It's Spring--I Can Prove It!
Catherine Ryan Hyde
Anybody besides me notice that the weather--which has been notoriously unpredictable as long as I've been alive to enjoy it--is getting even more unpredictable? Like...a lot more unpredictable?
Now, I love the rain. And it's a good thing I do, too, because my formerly drought-ridden California town has racked up an impressive 30 inches for the season. That's about half again our normal average.
Not a week ago, we were in full "winter" storm mode (the calendar said it was spring, but only to us humans--it forgot to share the news with the wind and rain), with torrents of rain, gale-force winds, a tree landing on one poor Cambrian's house, and some local flooding. Just a week or so before that we had low temperatures in the high 30s, which, for this neighborhood, is nippy in March. Well, really...any time.
Fellow author Brian Farrey (granted he lives in St.
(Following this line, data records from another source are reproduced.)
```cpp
int te_gemm_x6_supported(int64_t T, int64_t K, int64_t M);
size_t te_gemm_x6_workspace_bytes(int64_t T, int64_t K, int64_t M);
int te_linear_x6_split_matrix_f32(const float* A, int64_t rows, int64_t K, int transposed, void* planes,
                                  size_t planes_bytes, te_stream_t stream);
int te_gemm_x6_f32(const float* X, const void* x_planes, const void* w_planes, const float* bias, float* out,
                   int64_t T, int64_t K, int64_t M, int flags, unsigned* status, void* ws, size_t ws_bytes,
                   te_stream_t stream);
int te_linear_x6_split_dual_f32(const float* A, int64_t rows, int64_t K, void* planes, void* planes_abs,
                                size_t planes_bytes, te_stream_t stream);
int te_gelu_backward_x6_planes_f32(const float* dy, const float* x, int64_t rows, int64_t K, void* planes,
                                   size_t planes_bytes, te_stream_t stream);
int te_gelu_forward_x6_planes_f32(const float* x, float* y, int64_t rows, int64_t K, void* planes, void* planes_abs,
                                  size_t planes_bytes, te_stream_t stream);

int te_attention_forward_supported(int64_t N, int64_t D);
int te_attention_forward_f32(const float* qkv, float* z_qk, float* attn, float* out, void* out_planes,
                             void* out_abs_planes, size_t planes_bytes, int64_t B, int64_t H, int64_t N, int64_t D,
                             float scale, te_stream_t stream);
int te_attention_backward_f32(const float* d_out, const float* out, const float* qkv, const float* attn, float* d_attn,
                              float* d_qkv, int64_t B, int64_t H, int64_t N, int64_t D, float scale, int need_qk,
                              te_stream_t stream);

int te_attention_strided_supported(int64_t N, int64_t D);
size_t te_attention_backward_strided_workspace_bytes(int64_t B, int64_t H, int64_t N);
// ... 287 lines not shown
```

transformer-explainability_amd/csrc/te_common.h:

```cpp
#pragma once

#include <hip/hip_runtime.h>
#include <stdint.h>

#include <type_traits>

#include "te_relprop.h"

#define TE_WAVE 64

#define TE_RETURN_IF_LAUNCH_FAILED()            \
  do {                                          \
    hipError_t e__ = hipGetLastError();         \
    if (e__ != hipSuccess) return (int)e__;     \
  } while (0)

typedef float f32x2 __attribute__((ext_vector_type(2)));
typedef float f32x4 __attribute__((ext_vector_type(4)));
typedef float f32x16 __attribute__((ext_vector_type(16)));
typedef float f32x4_u __attribute__((ext_vector_type(4), aligned(4)));
typedef unsigned u32x2 __attribute__((ext_vector_type(2)));
typedef unsigned u32x4 __attribute__((ext_vector_type(4)));
typedef __bf16 bf16x2 __attribute__((ext_vector_type(2)));
typedef __bf16 bf16x8 __attribute__((ext_vector_type(8)));

#define TE_MFMA32(a, b, c) __builtin_amdgcn_mfma_f32_32x32x2f32((a), (b), (c), 0, 0, 0)
#define TE_MFMA16(a, b, c) __builtin_amdgcn_mfma_f32_16x16x4f32((a), (b), (c), 0, 0, 0)
typedef double f64x4 __attribute__((ext_vector_type(4)));
#define TE_MFMA64(a, b, c) __builtin_amdgcn_mfma_f64_16x16x4f64((a), (b), (c), 0, 0, 0)

struct Strided {
  int64_t sb, sh, sn;
  __device__ __forceinline__ int64_t at(int64_t b, int64_t h, int64_t n) const { return b * sb + h * sh + n * sn; }
};

__device__ __forceinline__ int crow(int e, int kh) { return (e & 3) + 8 * (e >> 2) + 4 * kh; }

__device__ __forceinline__ void zero16(f32x16& a) {
#pragma unroll
  for (int e = 0; e < 16; ++e) a[e] = 0.0f;
}

__device__ __forceinline__ f32x4 load4(const float* __restrict__ p, int c, int cols_valid) {
  f32x4 v = {0.f, 0.f, 0.f, 0.f};
  if (c + 3 < cols_valid) {
    v = *reinterpret_cast<const f32x4_u*>(p + c);
  } else {
#pragma unroll
    for (int e = 0; e < 4; ++e)
      if (c + e < cols_valid) v[e] = p[c + e];
  }
  return v;
}
__device__ __forceinline__ void store4(float* __restrict__ p, int c, int cols_valid, f32x4 v) {
  if (c + 3 < cols_valid) {
    *reinterpret_cast<f32x4_u*>(p + c) = v;
  } else {
#pragma unroll
    for (int e = 0; e < 4; ++e)
      if (c + e < cols_valid) p[c + e] = v[e];
  }
}

template <int I, int END, class F>
__device__ __forceinline__ void static_for(F&& f) {
  if constexpr (I < END) {
    f(std::integral_constant<int, I>{});
    static_for<I + 1, END>(f);
// ... 283 lines not shown
```

transformer-explainability_amd/csrc/te_elementwise.hip:

```cpp
#include <stdlib.h>

#include "te_common.h"

namespace {

constexpr int kThreads = 256;


template <typename V>
__device__ __forceinline__ V ld(const float* p) { return *reinterpret_cast<const V*>(p); }
template <typename V>
__device__ __forceinline__ void st(float* p, V v) { *reinterpret_cast<V*>(p) = v; }

__device__ __forceinline__ float ldx(const float* p) { return *p; }
__device__ __forceinline__ float ldx(const te_bf16_t* p) { return __uint_as_float((unsigned)*p << 16); }
template <typename V>
__device__ __forceinline__ V ldx4(const float* p) { return ld<V>(p); }
template <typename V>
__device__ __forceinline__ V ldx4(const te_bf16_t* p) { return V{ldx(p), ldx(p + 1), ldx(p + 2), ldx(p + 3)}; }
static inline bool vec_aligned(const float* p) { return te_aligned16(p); }
static inline bool vec_aligned(const te_bf16_t*) { return true; }

template <int VEC, typename TX>
__global__ __launch_bounds__(kThreads) void add_sums_kernel(
    const float* __restrict__ R, const TX* __restrict__ X0, const TX* __restrict__ X1,
    double* __restrict__ partial, int64_t n, int64_t x1_bs, int64_t chunk) {
  __shared__ double smem[3 * (kThreads / 64)];
  const int64_t b = blockIdx.y;
  const int64_t start = (int64_t)blockIdx.x * chunk;
  const int64_t end = min(n, start + chunk);
  const float* r = R + b * n;
  const TX* x0 = X0 + b * n;
  const TX* x1 = X1 + b * x1_bs;
  double sa = 0.0, sb = 0.0, sr = 0.0;
  for (int64_t i = start + (int64_t)threadIdx.x * VEC; i < end; i += (int64_t)kThreads * VEC) {
    if constexpr (VEC == 4) {
      const f32x4 rv = ld<f32x4>(r + i), av = ldx4<f32x4>(x0 + i), bv = ldx4<f32x4>(x1 + i);
#pragma unroll
      for (int e = 0; e < 4; ++e) {
        const float s = te_sd(rv[e], av[e] + bv[e]);
        sa += (double)(av[e] * s);
        sb += (double)(bv[e] * s);
        sr += (double)rv[e];
      }
    } else {
      const float rv = r[i], av = ldx(x0 + i), bv = ldx(x1 + i);
      const float s = te_sd(rv, av + bv);
      sa += (double)(av * s);
      sb += (double)(bv * s);
      sr += (double)rv;
    }
  }
  te_block_sum3(sa, sb, sr, smem);
  if (threadIdx.x == 0) {
    double* p = partial + (b * gridDim.x + blockIdx.x) * 3;
    p[0] = sa;
    p[1] = sb;
    p[2] = sr;
  }
}

template <int VEC, typename TX>
__global__ __launch_bounds__(kThreads) void add_deferred_kernel(
    const float* __restrict__ R, const TX* __restrict__ X0, const TX* __restrict__ X1,
    float* __restrict__ a_out, float* __restrict__ b_out, double* __restrict__ partial, int64_t n, int64_t x1_bs,
    int64_t chunk) {
  __shared__ double smem[3 * (kThreads / 64)];
  const int64_t b = blockIdx.y;
  const int64_t start = (int64_t)blockIdx.x * chunk;
  const int64_t end = min(n, start + chunk);
  const float* r = R + b * n;
  const TX* x0 = X0 + b * n;
  const TX* x1 = X1 + b * x1_bs;
  float* o0 = a_out + b * n;
  float* o1 = b_out + b * n;
  double sa = 0.0, sb = 0.0, sr = 0.0;
  for (int64_t i = start + (int64_t)threadIdx.x * VEC; i < end; i += (int64_t)kThreads * VEC) {
    if constexpr (VEC == 4) {
      const f32x4 rv = ld<f32x4>(r + i), av = ldx4<f32x4>(x0 + i), bv = ldx4<f32x4>(x1 + i);
      f32x4 oa, ob;
#pragma unroll
      for (int e = 0; e < 4; ++e) {
        const float s = te_sd(rv[e], av[e] + bv[e]);
        oa[e] = av[e] * s;
        ob[e] = bv[e] * s;
        sa += (double)oa[e];
        sb += (double)ob[e];
        sr += (double)rv[e];
      }
      st<f32x4>(o0 + i, oa);
      st<f32x4>(o1 + i, ob);
    } else {
      const float rv = r[i], av = ldx(x0 + i), bv = ldx(x1 + i);
      const float s = te_sd(rv, av + bv);
      const float a = av * s, bb = bv * s;
      o0[i] = a;
      o1[i] = bb;
      sa += (double)a;
      sb += (double)bb;
      sr += (double)rv;
    }
  }
  te_block_sum3(sa, sb, sr, smem);
  if (threadIdx.x == 0) {
    double* p = partial + (b * gridDim.x + blockIdx.x) * 3;
    p[0] = sa;
    p[1] = sb;
    p[2] = sr;
  }
}

__device__ __forceinline__ void add_factors(double A, double Bs, double Rs, float& fa, float& fb) {
  const float a_sum = (float)A, b_sum = (float)Bs, r_sum = (float)Rs;
  const float a_abs = fabsf(a_sum), b_abs = fabsf(b_sum);
  const float den = a_abs + b_abs;
  const float a_fact = te_sd(a_abs, den) * r_sum;
// ... 199 lines not shown
  const TX* x0 = X0 + b * rows * N;
  const TX* m = mask + b * N;
  float* o0 = out0 + b * rows * N;
  if (out1 != nullptr && blockIdx.x == 0) {
    for (int64_t j = threadIdx.x; j < N; j += kThreads) out1[b * N + j] = bvec[b * N + j] * fb;
  }
  float mv[kMaxColsPerThread];
#pragma unroll
  for (int c = 0; c < kMaxColsPerThread; ++c) {
    const int64_t j = threadIdx.x + (int64_t)c * kThreads;
    mv[c] = (j < N) ? ldx(m + j) : 0.0f;
  }
  for (int64_t row = r0; row < r1; ++row) {
#pragma unroll
    for (int c = 0; c < kMaxColsPerThread; ++c) {
      const int64_t j = threadIdx.x + (int64_t)c * kThreads;
      if (j < N) {
        const float rv = r[row * N + j], av = ldx(x0 + (row * N + j));
        const float s = te_sd(rv, av + mv[c]);
        o0[row * N + j] = (av * s) * fa;
      }
    }
  }
}

template <int VEC, int NUM, typename TX>
__global__ __launch_bounds__(kThreads) void clone_kernel(
    const float* __restrict__ R0, const float* __restrict__ R1, const float* __restrict__ R2,
    const TX* __restrict__ X, float* __restrict__ out, int64_t n) {
  const int64_t stride = (int64_t)gridDim.x * kThreads * VEC;
  for (int64_t i = ((int64_t)blockIdx.x * kThreads + threadIdx.x) * VEC; i < n; i += stride) {
    if constexpr (VEC == 4) {
      const f32x4 x = ldx4<f32x4>(X + i), a = ld<f32x4>(R0 + i), b = ld<f32x4>(R1 + i);
      f32x4 c = {0.f, 0.f, 0.f, 0.f};
      if constexpr (NUM == 3) c = ld<f32x4>(R2 + i);
      f32x4 o;
#pragma unroll
      for (int e = 0; e < 4; ++e) {
        float s = te_sd(a[e], x[e]) + te_sd(b[e], x[e]);
        if constexpr (NUM == 3) s = s + te_sd(c[e], x[e]);
        o[e] = x[e] * s;
      }
      st<f32x4>(out + i, o);
    } else {
      const float x = ldx(X + i);
      float s = te_sd(R0[i], x) + te_sd(R1[i], x);
      if constexpr (NUM == 3) s = s + te_sd(R2[i], x);
      out[i] = x * s;
    }
  }
}

template <int VEC, int NUM, typename TX>
__global__ __launch_bounds__(kThreads) void clone_scaled_kernel(
    const float* __restrict__ R0, const float* __restrict__ s0, int64_t s0_stride, const float* __restrict__ R1,
    const float* __restrict__ s1, int64_t s1_stride, const float* __restrict__ R2, const float* __restrict__ s2,
    int64_t s2_stride, const TX* __restrict__ X, float* __restrict__ out, int64_t n) {
  const int64_t b = blockIdx.y;
  const float f0 = s0 ? s0[b * s0_stride] : 1.0f, f1 = s1 ? s1[b * s1_stride] : 1.0f;
  const float f2 = (NUM == 3 && s2) ? s2[b * s2_stride] : 1.0f;
  const float* r0 = R0 + b * n;
  const float* r1 = R1 + b * n;
  const float* r2 = (NUM == 3) ? R2 + b * n : nullptr;
  const TX* x_ = X + b * n;
  float* o = out + b * n;
  const int64_t stride = (int64_t)gridDim.x * kThreads * VEC;
  for (int64_t i = ((int64_t)blockIdx.x * kThreads + threadIdx.x) * VEC; i < n; i += stride) {
    if constexpr (VEC == 4) {
      const f32x4 x = ldx4<f32x4>(x_ + i), a = ld<f32x4>(r0 + i), bq = ld<f32x4>(r1 + i);
      f32x4 c = {0.f, 0.f, 0.f, 0.f};
      if constexpr (NUM == 3) c = ld<f32x4>(r2 + i);
      f32x4 ov;
#pragma unroll
      for (int e = 0; e < 4; ++e) {
        const float ra = s0 ? a[e] * f0 : a[e], rb = s1 ? bq[e] * f1 : bq[e];
        float s = te_sd(ra, x[e]) + te_sd(rb, x[e]);
        if constexpr (NUM == 3) s = s + te_sd(s2 ? c[e] * f2 : c[e], x[e]);
        ov[e] = x[e] * s;
      }
      st<f32x4>(o + i, ov);
    } else {
      const float x = ldx(x_ + i);
      float s = te_sd(s0 ? r0[i] * f0 : r0[i], x) + te_sd(s1 ? r1[i] * f1 : r1[i], x);
      if constexpr (NUM == 3) s = s + te_sd(s2 ? r2[i] * f2 : r2[i], x);
      o[i] = x * s;
    }
  }
}

template <typename TX>
__global__ __launch_bounds__(kThreads) void index_select_kernel(
    const float* __restrict__ R, const TX* __restrict__ X, float* __restrict__ out,
    int64_t B, int64_t N, int64_t C, int64_t index) {
  const int64_t total = B * N * C;
  const int64_t stride = (int64_t)gridDim.x * kThreads;
  for (int64_t i = (int64_t)blockIdx.x * kThreads + threadIdx.x; i < total; i += stride) {
    const int64_t c = i % C;
    const int64_t nrow = (i / C) % N;
    const int64_t b = i / (C * N);
    float v = 0.0f;
    if (nrow == index) {
      const float x = ldx(X + i);
      v = x * te_sd(R[b * C + c], x);
    }
    out[i] = v;
  }
}
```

Paul, MN, but this is an April forecast) tweeted this morning: I'm going to assume the picture of falling white flakes in the weather forecast is volcanic ash. #wintermustdie
And suddenly, today (no, not yesterday, not the day before...today, exactly) it became spring in Cambria. Not on the calendar. In the real world.
Now, the weather being what it is (especially these days) I'm not promising we won't get another ten inches of rain in April. I'm not saying spring is here, and will stay. I'm not heavily invested in what it does next. But today it was spring. It was glorious.
Ella and I took our second 7-miler in the last four days. The first one was because we felt all cooped up from days of rain. This one was because it was just too beautiful not to go. The first time I didn't bring my camera, and I could have kicked myself, because the hawks, herons and egrets were out hunting up a...well, I was going to say storm, but I won't tempt fate. Today I took the camera. I have photographic proof.
My apologies to those of you who are expecting snow. You'll get there. Spring will come. It always does. No action required on the part of humans. My favorite line from the Tao te Ching is the one in which the spring comes and the grass grows by itself. No one has to get under there and push.